◆ **Task description**:
Below are some records. Return exactly the lines from the one containing "f0.shape, d_f0, False)" through the one containing "x.shape[-1], device=x.device, dtype=torch.float32)", both included, and only those.

◆ **Provided data**:
···

class _SumsPool:

    def __init__(self):
        self.buf, self.cursor, self.need = {}, 0, 0

    def begin(self, device):
        self.need = max(self.need, self.cursor)
        buf = self.buf.get(device)
        if buf is None or buf.numel() < self.need:
            buf = self.buf[device] = torch.zeros(max(self.need, 1 << 16), device=device, dtype=torch.float64)
        elif self.cursor:
            buf[:self.cursor].zero_()
        self.cursor = 0

    def take(self, n, device):
        n = (n + 31) // 32 * 32
        buf = self.buf.get(device)
        start, self.cursor = self.cursor, self.cursor + n
        if buf is None or self.cursor > buf.numel():
            return torch.zeros(n, device=device, dtype=torch.float64)
        return buf[start:start + n]


def _pool(cx):
    if cx.sums_pool is None:
        cx.sums_pool = _SumsPool()
    return cx.sums_pool


class _Forward:

    def __init__(self, net, groups, fused):
        self.cx, self.training, self.groups = net.ctx, net.training, groups
        self.coeffs = net.bn_eval_coeffs() if fused else None

    @property
    def fused(self):
        return self.coeffs is not None


_Unit = collections.namedtuple("_Unit", "x y z saved")


def _conv_bn(f, x, unit, relu, residual=None, with_lo=False, w=None):
    conv, bn, stride, pad = unit
    cx = f.cx
    w, w_lo = (conv.w_op(cx), conv.w_lo(cx)) if w is None else w
    if f.fused:
        sc, sh = f.coeffs[id(bn)]
        z = cx.conv_fwd(x, w, None, stride, pad, O.PAD_ZERO, (O.ACT_RELU if relu else O.ACT_NONE) | cx.rnd(), None, 1, w_lo,
                        bn_scale=sc, bn_shift=sh, addend=residual, with_lo=with_lo and cx.split)
        return z, None
    G = f.groups
    sums = _pool(cx).take(O.BN_SLOTS * G * conv.weight.shape[0] * 2, x.device) if f.training else None
    y = cx.conv_fwd(x, w, None, stride, pad, O.PAD_ZERO, O.ACT_NONE, sums, G, w_lo)
    z, saved = O.bn_apply(y, sums, bn.weight, bn.bias, bn.running_mean, bn.running_var, BN_MOMENTUM, BN_EPS, residual,
                          (1 if relu else 0) | cx.rnd(), G, cx.split)
    return z, _Unit(x, y, z if relu else None, saved)


def _bn_param_grads(bn, plan):
    return (bn.weight.grad, bn.bias.grad) if plan.params else (None, None)


def _conv_bn_bwd(cx, dz, unit, r, relu, want_dres, addend, groups, plan):
    conv, bn, stride, pad = unit
    dy, dres = O.bn_backward(dz, r.z, r.y, r.saved, *_bn_param_grads(bn, plan), (1 if relu else 0) | cx.rnd() | plan.bn, want_dres,
                             groups, cx.split)
    if plan.params:
        cx.conv_wgrad(r.x, dy, ArenaNet.g(conv.weight), None, stride, pad, O.PAD_ZERO)
    return cx.conv_dgrad(dy, conv.w_op(cx), r.x.shape, stride, pad, addend), dres


def block_forward(f, blk, x):
    main, ds = blk.units()
    h, recs = x, []
    for unit in main[:-1]:
        h, r = _conv_bn(f, h, unit, True, with_lo=True)
        recs.append(r)
    sc, ds_rec = (x, None) if ds is None else _conv_bn(f, x, ds, False)
    out, r = _conv_bn(f, h, main[-1], True, sc, with_lo=True)
    return out, None if f.fused else (recs + [r], ds_rec)


def block_backward(cx, blk, rec, d_out, d_skip, groups, plan):
    main, ds = blk.units()
    recs, ds_rec = rec
    d, dres = _conv_bn_bwd(cx, d_out, main[-1], recs[-1], True, True, None, groups, plan)
    for k in range(len(main) - 2, 0, -1):
        d, _ = _conv_bn_bwd(cx, d, main[k], recs[k], True, False, None, groups, plan)
    if ds is not None:
        d_sc, _ = _conv_bn_bwd(cx, dres, ds, ds_rec, False, False, d_skip, groups, plan)
    else:
        assert d_skip is None, "skip-connection gradient at a block without downsample"
        d_sc = dres
    dx, _ = _conv_bn_bwd(cx, d, main[0], recs[0], True, False, d_sc, groups, plan)
    return dx


def _stem_operands(cx, conv, imgs):
    if not cx.tc:
        return O.nchw_to_nhwc(imgs[0], imgs[1] if len(imgs) > 1 else None), conv.w_op(cx), conv.w_lo(cx)
    cpad = 4 * len(imgs)
    x_nhwc = O.nchw_to_nhwc_pad(imgs[0], imgs[1] if len(imgs) > 1 else None, cpad, cx.operand)
    w = O.pad_channels(conv.w_khwc(), cpad, cx.operand)
    w_lo = O.pad_channels(conv.w_khwc(), cpad, O.OPERAND_LO) if cx.split else None
    return x_nhwc, w, w_lo


def encoder_forward(f, enc, imgs):
    t = enc.encoder
    G = f.groups
    if f.training:
        _pool(f.cx).begin(imgs[0].device)
        nbt = getattr(enc, "_nbt", None)
        if nbt is not None:
            nbt.add_(G)
        else:
            for m in enc.modules():
                if isinstance(m, BNParams):
                    m.num_batches_tracked += G
    x_nhwc, w0, w0_lo = _stem_operands(f.cx, t.conv1, imgs)
    f0, stem = _conv_bn(f, x_nhwc, (t.conv1, t.bn1, 2, 3), True, w=(w0, w0_lo))
    del x_nhwc, w0, w0_lo
    x, pool_idx = O.maxpool_fwd(f0)
    feats, blocks = [f0], []
    for li in range(1, 5):
        for blk in getattr(t, "layer%d" % li):
            x, r = block_forward(f, blk, x)
            blocks.append((blk, r))
        feats.append(x)
    return None if f.fused else {"G": G, "stem": stem, "pool_idx": pool_idx, "blocks": blocks}, feats


def encoder_backward(cx, enc, rec, d_feats, plan=TRAIN_PLAN):
    t = enc.encoder
    blocks, G = rec["blocks"], rec["G"]
    ends, k = {}, 0
    for li in range(1, 5):
        k += len(getattr(t, "layer%d" % li))
        ends[k - 1] = li
    d = d_feats[4]
    for bi in range(len(blocks) - 1, -1, -1):
        blk, r = blocks[bi]
        extra = None
        if bi - 1 in ends and d_feats[ends[bi - 1]] is not None:
            extra = d_feats[ends[bi - 1]]
        d = block_backward(cx, blk, r, d, extra, G, plan)
    stem = rec["stem"]
    f0, x = stem.z, stem.x
    if d_feats[0] is not None:
        d_f0 = d_feats[0]
        O.maxpool_bwd(d, rec["pool_idx"], f0.shape, d_f0, True)
    else:
        d_f0 = torch.empty_like(f0)
        O.maxpool_bwd(d, rec["pool_idx"], f0.shape, d_f0, False)
    dy, _ = O.bn_backward(d_f0, f0, stem.y, stem.saved, *_bn_param_grads(t.bn1, plan), 1 | cx.rnd() | plan.bn, False, G,
                          cx.split and plan.params)
    if plan.params:
        if x.shape[-1] != t.conv1.weight.shape[1]:
            dw = torch.zeros(t.conv1.weight.shape[0], t.conv1.k, t.conv1.k, x.shape[-1], device=x.device, dtype=torch.float32)
            cx.conv_wgrad(x, dy, dw, None, 2, 3, O.PAD_ZERO)
            with cx.on_wgrad_stream([dw]):
                O.unpad_add_(ArenaNet.g(t.conv1.weight), dw)
        else:
            cx.conv_wgrad(x, dy, ArenaNet.g(t.conv1.weight), None, 2, 3, O.PAD_ZERO)
    if not any(plan.dimg):
        return [None] * len(plan.dimg)
    return O.stem_dgrad(dy, t.conv1.w_khwc(), x.shape[1], x.shape[2], plan.dimg)


class DispResNet(ArenaNet):

    def __init__(self, num_layers=18, pretrained=True):
        super().__init__()
        self.encoder = ResnetEncoder(num_layers=num_layers, pretrained=pretrained, num_input_images=1)
        self.decoder = DepthDecoder(self.encoder.num_ch_enc)

    def init_weights(self):
        pass

    def forward(self, x):
        outs = self._call((x,))
        return list(outs) if self.training else outs[0]

    def forward_multi(self, images):
        per = self._call((torch.cat(list(images), 0),), len(images))
        return per if self.training else [p[0] for p in per]

    def _forward_impl(self, groups, x, fused=False):
        from . import lib as L
        x = L.dev_f32(x, "DispResNet input")
        self.refresh_operand_weights()
        training = self.training
        cx = self.ctx
        enc_rec, feats = encoder_forward(_Forward(self, groups, fused), self.encoder, (x,))
        dec = self.decoder
        rec = {"enc": enc_rec, "stages": {}, "training": training}
        cur = feats[4]
        disps = {}
        for i in range(4, -1, -1):
            c0 = dec.up(i, 0)
            a = cx.conv_fwd(cur, c0.w_op(cx), c0.bias, 1, 1, O.PAD_REFLECT, O.ACT_ELU | cx.rnd(), None, 1, c0.w_lo(cx))
            cat = O.upcat_fwd(a, feats[i - 1] if i > 0 else None)
            c1 = dec.up(i, 1)
            b = cx.conv_fwd(cat, c1.w_op(cx), c1.bias, 1, 1, O.PAD_REFLECT, O.ACT_ELU | cx.rnd(), None, 1, c1.w_lo(cx),
                            with_lo=fused and cx.split and i > 0)
            if fused:
                if i > 0:
                    feats[i - 1] = None
            else:
                rec["stages"][i] = {"in0": cur, "a": a, "cat": cat, "b": b}
            del a, cat
            cur = b
            if i < 4 and (training or i == 0):
                dc = dec.disp(i)
                disps[i] = O.head_fwd(cur, dc.w_khwc(), dc.bias, O.ACT_DISP)
        rec["disps"] = disps
        order = [0, 1, 2, 3] if training else [0]
        rec["order"] = order
        return None if fused else rec, [disps[s].view(disps[s].shape[0], 1, disps[s].shape[1], disps[s].shape[2]) for s in order]

    def _backward_impl(self, rec, grads, plan=TRAIN_PLAN):
        dec = self.decoder
        g = ArenaNet.g
        cx = self.ctx
        d_disp = {s: gr for s, gr in zip(rec["order"], grads) if gr is not None}
        d_feats = [None] * 5
        d_b = None
        pending = None
        for i in range(0, 5):
            st = rec["stages"][i]
            b = st["b"]
            have = pending is not None
            d_b = pending
            if i in d_disp:
                dc = dec.disp(i)
                disp = rec["disps"][i]
                dpre = O.act_bwd_(d_disp[i].reshape(disp.shape).clone(), disp, O.ACT_DISP)
                if plan.params:
                    O.head_wgrad(b, dpre, g(dc.weight), dc.bias.grad)
                dpad = O.head_dgrad(dpre, dc.w_khwc(), b.shape)
                if not have:
                    d_b = torch.empty_like(b)
                O.fold_plain(dpad, d_b, b, O.ACT_ELU | cx.rnd(), accumulate=have)
            elif have:
                O.act_bwd_(d_b, b, O.ACT_ELU | cx.rnd())
            else:
                continue
            c1 = dec.up(i, 1)
            if plan.params:
                cx.conv_wgrad(st["cat"], d_b, g(c1.weight), c1.bias.grad, 1, 1, O.PAD_REFLECT)
            dpad = cx.conv_dgrad(d_b, c1.w_op(cx), st["cat"].shape, 1, 1, None, padded_input=True)
            d_a, d_skip = O.fold_upcat(dpad, st["a"].shape[-1], st["a"], O.ACT_ELU | cx.rnd())
            if i > 0:
                d_feats[i - 1] = d_skip
            c0 = dec.up(i, 0)
            if plan.params:
                cx.conv_wgrad(st["in0"], d_a, g(c0.weight), c0.bias.grad, 1, 1, O.PAD_REFLECT)
            dpad = cx.conv_dgrad(d_a, c0.w_op(cx), st["in0"].shape, 1, 1, None, padded_input=True)
            d_in = torch.empty_like(st["in0"])
            O.fold_plain(dpad, d_in, None, O.ACT_NONE, accumulate=False)
            if i < 4:
                pending = d_in
            else:
                d_feats[4] = d_in
        return encoder_backward(cx, self.encoder, rec["enc"], d_feats, plan)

···

◆ **Answer to this task**:
        O.maxpool_bwd(d, rec["pool_idx"], f0.shape, d_f0, False)
    dy, _ = O.bn_backward(d_f0, f0, stem.y, stem.saved, *_bn_param_grads(t.bn1, plan), 1 | cx.rnd() | plan.bn, False, G,
                          cx.split and plan.params)
    if plan.params:
        if x.shape[-1] != t.conv1.weight.shape[1]:
            dw = torch.zeros(t.conv1.weight.shape[0], t.conv1.k, t.conv1.k, x.shape[-1], device=x.device, dtype=torch.float32)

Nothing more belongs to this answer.